# Cruise control question.



## Aramz06 (Mar 2, 2008)

I'm not sure if this was normal, so I'm just going to throw it out there. So I was on my way back home from an early class this morning, I was on the highway so I had cruise control running at 66mph solid. As the highway began to drop an incline and going downhill, I felt the car slowing down, and speeding up constantly. Now I'm pretty sure what the computer is trying to do is keep the 66 mph solid and not slow down nor speed up because of the incline, but the speedometer was reading 67 mph to 69 mph, and would keep changing through those speeds every other second. I decided not to touch anything and just kind of get a feel for what the car is trying to do. The car would drone pretty loud every time this happen, and I felt the pull every time it tried to speed up again. Is this normal, and goes with my explanation? or is there something wrong with the Cruise Control.

-Also, I have had my check engine light on since last night, but since my local Pontiac dealer has shut down completely... I called today and Chevy will have a look at it under warranty.

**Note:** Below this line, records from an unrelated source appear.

static int slots_part(eorb_ctx* c, eorb_ctx::SlotWS& ws, int part, int nparts, const void* d_events, int stride_in, const int64_t* h_offsets, int B,
                      int W, int H, int TX, int TY, float* d_f32, uint32_t* d_minmax_enc, const SlotScatterChoice& sc, const SlotDict* dict)
{
    const int stride = dict ? (dict->rec2 ? 2 : -4) : stride_in;
    const int NT = TX * TY;
    const int64_t nev = h_offsets[B] - h_offsets[0];
    const int chunk = sc.chunk;
    hipStream_t M = c->stream, P = c->sl_pstream, Hs = c->sl_side, G = nparts > 1 ? c->sl_gstream : c->stream;
    hipEvent_t* E = c->sl_ev + 5 * part;
    const bool on_dev = B <= kOffsetsInArg;
    std::vector<ChunkDesc> cds;
    std::vector<int> slice_c0(on_dev ? 0 : B + 1);
    std::vector<int64_t> slice_eb(on_dev ? 0 : B + 1);
    int64_t eb = 0, nch = 0;
    for (int b = 0; b < B; b++) {
        if (!on_dev) slice_c0[b] = (int)nch;
        const int64_t s = h_offsets[b], e = h_offsets[b + 1];
        if (!on_dev) slice_eb[b] = eb;
        eb = (eb + (e - s) * 4 + (int64_t)NT * 16 + 15) & ~(int64_t)15;
        nch += (e - s + chunk - 1) / chunk;
        if (!on_dev)
            for (int64_t k = s; k < e; k += chunk) {
                ChunkDesc cd; cd.start = k; cd.n = (int32_t)std::min<int64_t>(chunk, e - k); cd.slice = b;
                cds.push_back(cd);
            }
    }
    if (nch >= (int64_t)1 << 31) return set_err(c, EORB_E_CAPACITY, "ev_accumulate: too many chunks");
    if (!on_dev) { slice_c0[B] = (int)nch; slice_eb[B] = eb; }
    const int nchunks = (int)nch;
    const size_t cd_bytes = sizeof(ChunkDesc) * (size_t)std::max(nchunks, 1);
    const size_t sc_bytes = (sizeof(int) * (size_t)(B + 1) + 7) & ~(size_t)7;
    const size_t eb_bytes = sizeof(int64_t) * (size_t)B;
    const int nb = B * NT;
    c->sl_last_nb[part] = nb;
    int rc;
    if ((rc = ensure(c, ws.chunks, cd_bytes + sc_bytes + eb_bytes))) return rc;
    const size_t cnt_bytes = (sizeof(uint16_t) * (size_t)std::max(nchunks, 1) * NT + 15) & ~(size_t)15;
    if ((rc = ensure(c, ws.segoff, cnt_bytes + sizeof(uint32_t) * (size_t)std::max(nchunks, 1) * NT))) return rc;
    if ((rc = ensure(c, ws.entries, sizeof(slot_entry) * (size_t)eb + 8192))) return rc;
    if ((rc = ensure(c, ws.tile_order, sizeof(uint32_t) * 2 * (size_t)nb))) return rc;
    if (on_dev) {
        SliceOffsets so;
        for (int b = 0; b <= B; b++) so.off[b] = h_offsets[b];
        sl_chunks_kernel<<<std::max(1, (nchunks + 255) / 256), 256, 0, M>>>(so, B, chunk == 4096 ? 12 : (chunk == 2048 ? 11 : (chunk == 1024 ? 10 : 8)), NT, nchunks, (ChunkDesc*)ws.chunks.p, (int*)((char*)ws.chunks.p + cd_bytes),
                                                                                  (int64_t*)((char*)ws.chunks.p + cd_bytes + sc_bytes));
    }
    else {
        char* hp = (char*)pinned(c, cd_bytes + sc_bytes + eb_bytes);
        if (!hp) return set_err(c, EORB_E_HIP, "pinned alloc failed");
        if (nchunks) memcpy(hp, cds.data(), sizeof(ChunkDesc) * nchunks);
        memcpy(hp + cd_bytes, slice_c0.data(), sizeof(int) * (size_t)(B + 1));
        memcpy(hp + cd_bytes + sc_bytes, slice_eb.data(), eb_bytes);
        EORB_HIP(c, hipMemcpyAsync(ws.chunks.p, hp, cd_bytes + sc_bytes + eb_bytes, hipMemcpyHostToDevice, M));
        pinned_commit(c);
    }
    const ChunkDesc* d_chunks = (const ChunkDesc*)ws.chunks.p;
    const int* d_slice_c0 = (const int*)((char*)ws.chunks.p + cd_bytes);
    const int64_t* d_slice_eb = (const int64_t*)((char*)ws.chunks.p + cd_bytes + sc_bytes);
    uint16_t* d_segcnt = (uint16_t*)ws.segoff.p;
    uint32_t* d_segbase = (uint32_t*)((char*)ws.segoff.p + cnt_bytes);
    uint32_t* d_tile_cnt = (uint32_t*)ws.tile_order.p;
    uint32_t* d_tile_base = d_tile_cnt + nb;
    uint32_t* d_nslots = (uint32_t*)c->sl_tile.p;
    uint32_t* d_rowbase = d_nslots + NT;
    int* d_info = (int*)(d_nslots + 5 * (size_t)NT);
    const eorb_raw_event* d_ev = dict ? (const eorb_raw_event*)dict->rec : (const eorb_raw_event*)d_events;
    int scat_stride = stride;
    bool prerank = false;
    const uint2* d_tab = (const uint2*)c->sl_tab.p;
    const int ncu = sl_ncu(c);
    const int NTp = (NT + 1) & ~1;
    const size_t lds_g = (size_t)(c->sl_null + 1) * 256;
    const int wg_per_cu = std::max(1, (int)((160 * 1024) / lds_g));
    static const int nw_env = [] { const char* e = getenv("EORB_SLOT_WAVES"); return e ? atoi(e) : 0; }();
    static const int ns_env = [] { const char* e = getenv("EORB_SLOT_ROUNDS"); return e ? atoi(e) : 0; }();
    int nw = std::min(16, std::max(1, 16 / wg_per_cu));
    if (nw_env >= 1 && nw_env <= 16) nw = nw_env;
    nw = std::min(nw, std::max(1, B));
    const int rounds = ns_env >= 1 ? ns_env : 4;
    const int Gt = NT + rounds * ncu * wg_per_cu;
    const int max_per_tile = (B + nw - 1) / nw;
    if ((rc = ensure(c, ws.plan, sizeof(uint4) * (size_t)nb + sizeof(uint32_t) * ((size_t)Gt + 5 * (size_t)NT)))) return rc;
    uint4* d_items = (uint4*)ws.plan.p;
    uint32_t* d_task = (uint32_t*)(d_items + nb);
    uint32_t* d_tile_m = d_task + Gt;
    uint32_t* d_scr = d_tile_m + NT;
    uint32_t* d_tile_w = d_scr + 2 * (size_t)NT;
    uint32_t* d_ctr = d_tile_w + NT;
    const uint32_t prio_ref = (uint32_t)std::min<int64_t>(std::max<int64_t>(4096, nev / 2000), 0x7fffffff);
    static const long long hot_env = [] { const char* e = getenv("EORB_SLOT_HOT_MIN"); return e ? atoll(e) : -1ll; }();
    uint32_t hot_min = c->sl_null <= SL_HOT_NROWS ? (uint32_t)std::min<int64_t>(std::max<int64_t>(4096, nev * nparts / 16000), 0x7fffffff) : 0u;
    const long long hot_over = c->dbg_slot_hot_min >= 0 ? c->dbg_slot_hot_min : hot_env;
    if (hot_over >= 0) hot_min = (c->sl_null <= SL_HOT_NROWS && hot_over > 0) ? (uint32_t)std::min<long long>(std::max<long long>(hot_over, 64), 0x7fffffff) : 0u;
    const uint32_t hot_cap = c->dbg_slot_hot_cap > 0 ? (uint32_t)std::min(c->dbg_slot_hot_cap, kHotCap) : (uint32_t)kHotCap;
    if ((rc = ensure(c, ws.hot, sizeof(HotDesc) * (size_t)kHotBuckets * kHotCap + 256))) return rc;
    uint32_t* d_hot_cnt = (uint32_t*)ws.hot.p;
    HotDesc* d_hot_items = (HotDesc*)((char*)ws.hot.p + 256);
    {
        std::unique_ptr<ProfScope> ps(new ProfScope(c, "ev_count"));
        const size_t lds = sizeof(uint32_t) * (size_t)NT;
        const size_t nsrc = (size_t)c->lut_w * (size_t)c->lut_h;
        const size_t lds_c = 4 * ((nsrc + 2) / 2) + (size_t)kCountWaves * NTp * 2;
        static const int cl_env = [] { const char* e = getenv("EORB_SLOT_COUNT_LDS"); return e ? atoi(e) : 1; }();
        if (dict && !(TX <= 127 && TY <= 127 && lds_c <= 159 * 1024)) return set_err(c, EORB_E_CAPACITY, "slot form: the position dictionary needs the LDS count pass");
        if (nchunks && dict) {
            const uint16_t* d_geo = (const uint16_t*)((const char*)c->sl_tab.p + sizeof(uint2) * nsrc);
            const int g = std::min(ncu, (nchunks + kCountWaves - 1) / kCountWaves);
            static const int pre_env_d = [] { const char* e = getenv("EORB_SLOT_PRERANK"); return e ? atoi(e) : 1; }();
            const int pre_on_d = c->dbg_slot_prerank >= 0 ? c->dbg_slot_prerank : pre_env_d;
            if (pre_on_d && dict->rec2 && sc.rank && sl_lds_pre(NT, chunk) <= 158 * 1024) {
                if ((rc = ensure(c, ws.rec16, sizeof(uint64_t) * (size_t)std::max<int64_t>(h_offsets[B], 1)))) return rc;
                prerank = true;
                if ((rc = sl_optin(c, 21, (const void*)sl_count_lds_kernel<16, true, true>, 159 * 1024))) return rc;
                sl_count_lds_kernel<16, true, true><<<g, 64 * kCountWaves, lds_c, M>>>((const eorb_raw_event*)d_events, d_chunks, nchunks, d_geo, c->lut_w, c->lut_h, TX, NT, d_segcnt, *dict, (uint16_t*)ws.rec16.p);
            } else {
            if ((rc = sl_optin(c, 13, (const void*)sl_count_lds_kernel<16, true>, 159 * 1024))) return rc;
            sl_count_lds_kernel<16, true><<<g, 64 * kCountWaves, lds_c, M>>>((const eorb_raw_event*)d_events, d_chunks, nchunks, d_geo, c->lut_w, c->lut_h, TX, NT, d_segcnt, *dict);
            }
        }
        else if (nchunks && cl_env && TX <= 127 && TY <= 127 && lds_c <= 159 * 1024) {
            const uint16_t* d_geo = (const uint16_t*)((const char*)c->sl_tab.p + sizeof(uint2) * nsrc);
            const int g = std::min(ncu, (nchunks + kCountWaves - 1) / kCountWaves);
            static const int tc_env = [] { const char* e = getenv("EORB_SLOT_TRANSCODE"); return e ? atoi(e) : 1; }();
            uint16_t* d_rec16 = nullptr;
            static const int pre_env = [] { const char* e = getenv("EORB_SLOT_PRERANK"); return e ? atoi(e) : 1; }();
            const int pre_on = c->dbg_slot_prerank >= 0 ? c->dbg_slot_prerank : pre_env;
            if (pre_on && (stride == 16 || stride == 4 || stride == 2) && nsrc <= 65535 && sc.rank && sl_lds_pre(NT, chunk) <= 158 * 1024) {
                if ((rc = ensure(c, ws.rec16, sizeof(uint64_t) * (size_t)std::max<int64_t>(h_offsets[B], 1)))) return rc;
                d_rec16 = (uint16_t*)ws.rec16.p;
                prerank = true;
#define SL_COUNTR(ST, BIT) do { if ((rc = sl_optin(c, BIT, (const void*)sl_count_lds_kernel<ST, false, true>, 159 * 1024))) return rc; \
                sl_count_lds_kernel<ST, false, true><<<g, 64 * kCountWaves, lds_c, M>>>(d_ev, d_chunks, nchunks, d_geo, c->lut_w, c->lut_h, TX, NT, d_segcnt, SlotDict{nullptr, 0u, nullptr, nullptr, 0}, d_rec16); } while (0)
                if (stride == 16) SL_COUNTR(16, 18); else if (stride == 4) SL_COUNTR(4, 19); else SL_COUNTR(2, 20);
#undef SL_COUNTR
            }
            else {
            if (tc_env && stride == 16 && nsrc <= 65535 && sc.rank) {
                if ((rc = ensure(c, ws.rec16, sizeof(uint16_t) * (size_t)std::max<int64_t>(h_offsets[B], 1)))) return rc;
                d_rec16 = (uint16_t*)ws.rec16.p;
            }
#define SL_COUNT(ST, BIT) do { if ((rc = sl_optin(c, BIT, (const void*)sl_count_lds_kernel<ST>, 159 * 1024))) return rc; \
                sl_count_lds_kernel<ST><<<g, 64 * kCountWaves, lds_c, M>>>(d_ev, d_chunks, nchunks, d_geo, c->lut_w, c->lut_h, TX, NT, d_segcnt, SlotDict{nullptr, 0u, nullptr, nullptr}, d_rec16); } while (0)
            if (stride == 16) SL_COUNT(16, 0); else if (stride == 4) SL_COUNT(4, 1); else if (stride == 2) SL_COUNT(2, 10); else SL_COUNT(-4, 2);
#undef SL_COUNT
            if (d_rec16) { d_ev = (const eorb_raw_event*)d_rec16; scat_stride = 2; }
            }
        }
        else if (nchunks) {
            if (stride == 16) sl_count_kernel<16><<<nchunks, 256, lds, M>>>(d_ev, d_chunks, d_tab, c->lut_w, c->lut_h, TX, NT, d_segcnt);
            else if (stride == 4) sl_count_kernel<4><<<nchunks, 256, lds, M>>>(d_ev, d_chunks, d_tab, c->lut_w, c->lut_h, TX, NT, d_segcnt);
            else if (stride == 2) sl_count_kernel<2><<<nchunks, 256, lds, M>>>(d_ev, d_chunks, d_tab, c->lut_w, c->lut_h, TX, NT, d_segcnt);
            else sl_count_kernel<-4><<<nchunks, 256, lds, M>>>(d_ev, d_chunks, d_tab, c->lut_w, c->lut_h, TX, NT, d_segcnt);
        }
        ps.reset(); ps.reset(new ProfScope(c, "ev_scan"));
        sl_scan_kernel<<<B, 1024, 0, M>>>(d_slice_c0, d_segcnt, NT, d_segbase, d_tile_cnt, d_tile_base);
        ps.reset();
        EORB_HIP(c, hipEventRecord(E[0], M));
        EORB_HIP(c, hipStreamWaitEvent(P, E[0], 0));
        EORB_HIP(c, hipMemsetAsync(ws.hot.p, 0, 256, P));
        sl_plan_kernel<<<NT, 256, sizeof(uint32_t) * 2 * (size_t)B, P>>>(d_tile_cnt, d_tile_base, d_slice_eb, B, NT, TX, hot_min, d_nslots, d_rowbase,
                                                                               d_items, d_tile_w, d_tile_m, d_ctr, d_hot_cnt, d_hot_items, hot_cap);
        sl_tasks_kernel<<<1, 1024, sizeof(uint32_t) * (size_t)NT, P>>>(d_tile_w, d_tile_m, NT, Gt, max_per_tile, d_scr, d_task, d_hot_cnt, hot_cap);
        EORB_HIP(c, hipEventRecord(E[1], P));
        ProfScope ps2(c, "ev_scatter");
        const int stride = scat_stride;
        if (nchunks && prerank) {
            const size_t lds_p = sl_lds_pre(NT, chunk);
            const uint16_t* d_segcnt_c = d_segcnt;
            if (sc.waves == 16) {
                if ((rc = sl_optin(c, 16, (const void*)sl_scatter_pre_kernel<16>, 159 * 1024))) return rc;
                sl_scatter_pre_kernel<16><<<nchunks, 64 * 16, lds_p, M>>>((const uint64_t*)ws.rec16.p, d_chunks, d_tab, c->lut_w * c->lut_h, TX, NT, chunk, d_slice_eb, d_segcnt_c, d_segbase, d_tile_base, (slot_entry*)ws.entries.p);
            } else {
                if ((rc = sl_optin(c, 17, (const void*)sl_scatter_pre_kernel<8>, 159 * 1024))) return rc;
                sl_scatter_pre_kernel<8><<<nchunks, 64 * 8, lds_p, M>>>((const uint64_t*)ws.rec16.p, d_chunks, d_tab, c->lut_w * c->lut_h, TX, NT, chunk, d_slice_eb, d_segcnt_c, d_segbase, d_tile_base, (slot_entry*)ws.entries.p);
            }
        }
        else if (nchunks && sc.rank) {
#define SL_SCAT(ST, NW, BIT) do { if ((rc = sl_optin(c, BIT, (const void*)sl_scatter_rank_kernel<ST, NW>, 159 * 1024))) return rc; \
                sl_scatter_rank_kernel<ST, NW><<<nchunks, 64 * NW, sc.lds, M>>>(d_ev, d_chunks, d_tab, c->lut_w, c->lut_h, TX, NT, chunk, \
                                                                                   d_slice_eb, d_segbase, d_tile_base, (slot_entry*)ws.entries.p); } while (0)
            if (sc.waves == 16) { if (stride == 16) SL_SCAT(16, 16, 3); else if (stride == 4) SL_SCAT(4, 16, 4); else if (stride == 2) SL_SCAT(2, 16, 11); else SL_SCAT(-4, 16, 5); }
            else { if (stride == 16) SL_SCAT(16, 8, 6); else if (stride == 4) SL_SCAT(4, 8, 7); else if (stride == 2) SL_SCAT(2, 8, 12); else SL_SCAT(-4, 8, 8); }
#undef SL_SCAT
        }
        else if (nchunks)
            sl_scatter_kernel<<<nchunks, 64 * kSlotScatWaves, sc.lds, M>>>(d_ev, d_chunks, d_tab, stride, c->lut_w, c->lut_h, TX, TY, NT, chunk,
                                                                                 d_slice_eb, d_segbase, d_tile_base, (slot_entry*)ws.entries.p);
        EORB_LAUNCH_CHECK(c, "ev_bin (slot) kernels");
    }
    EORB_HIP(c, hipEventRecord(E[2], M));
    {
        SlotGather Pg{d_task, d_items, (const uint8_t*)ws.entries.p, d_nslots, d_rowbase, (const float*)c->sl_rows.p,
                      d_tile_w, d_ctr, d_f32, d_minmax_enc, d_info, (int*)c->status.p, B, W, H, TX, NT, c->sl_null, prio_ref, nullptr};
#ifdef EORB_SLOT_TRACE
        if ((rc = ensure(c, c->sl_trace, sizeof(unsigned long long) * 6 * 16 * (size_t)Gt + 64))) return rc;
        EORB_HIP(c, hipMemsetAsync(c->sl_trace.p, 0, sizeof(unsigned long long) * 6 * 16 * (size_t)Gt + 64, M));
        Pg.trace = (unsigned long long*)c->sl_trace.p + 8;
        c->sl_trace_n = (long long)Gt * 16;
#endif
        if ((rc = sl_optin(c, 9, (const void*)sl_gather_kernel, 160 * 1024))) return rc;
        if (hot_min) {
            static const int hw_env = [] { const char* e = getenv("EORB_SLOT_HOT_WAVES"); return e ? atoi(e) : 0; }();
            const int hw = c->dbg_slot_hot_waves > 0 ? c->dbg_slot_hot_waves : (hw_env > 0 ? hw_env : 8 * ncu);
            EORB_HIP(c, hipStreamWaitEvent(Hs, E[2], 0));
            EORB_HIP(c, hipStreamWaitEvent(Hs, E[1], 0));
            sl_hot_kernel<<<hw, 64, 0, Hs>>>(d_hot_cnt, d_hot_cnt + 32, d_hot_items, kHotCap, (const float*)c->sl_rows.p, (const slot_entry*)ws.entries.p,
                                             d_f32, d_minmax_enc, W, H);
        }
        EORB_HIP(c, hipEventRecord(E[3], Hs));
        if (G != M) EORB_HIP(c, hipStreamWaitEvent(G, E[2], 0));
        EORB_HIP(c, hipStreamWaitEvent(G, E[1], 0));
        {
            ProfScope ps(c, "ev_gather", G);
            sl_gather_kernel<<<Gt, 64 * nw, lds_g, G>>>(Pg);
        }
        EORB_HIP(c, hipEventRecord(E[4], G));
        EORB_LAUNCH_CHECK(c, "sl_gather_kernel");
    }
    return EORB_OK;
}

Because of school right now I don't have the time to take the car out to the Chevy dealer, and can't really leave it there overnight unless its Friday. Is this a major issue I should really try and have looked at as soon as possible? or can I get around this for the next few days.


----------



## GM4life (Mar 18, 2007)

Sounds normal man. The computer will do its best to maintain speed on the downhill, cruise control just lets out of the "accelerator" it does not apply the brakes that will explain the increasing amount of speed going downhill.


----------



## deg04gto (Feb 10, 2008)

Sounds normal to me as well but not sure about your check engine light


----------



## GTO JUDGE (May 14, 2005)

I had a 96 Ram that did that. You could really hear the torque converter working, it was very pronounced. I have noticed a little of what you reported in the goat. Your computer is compensating for changes in the roadway and adjusting to maintain the set speed. Get that check engine light taken care of ASAP.


----------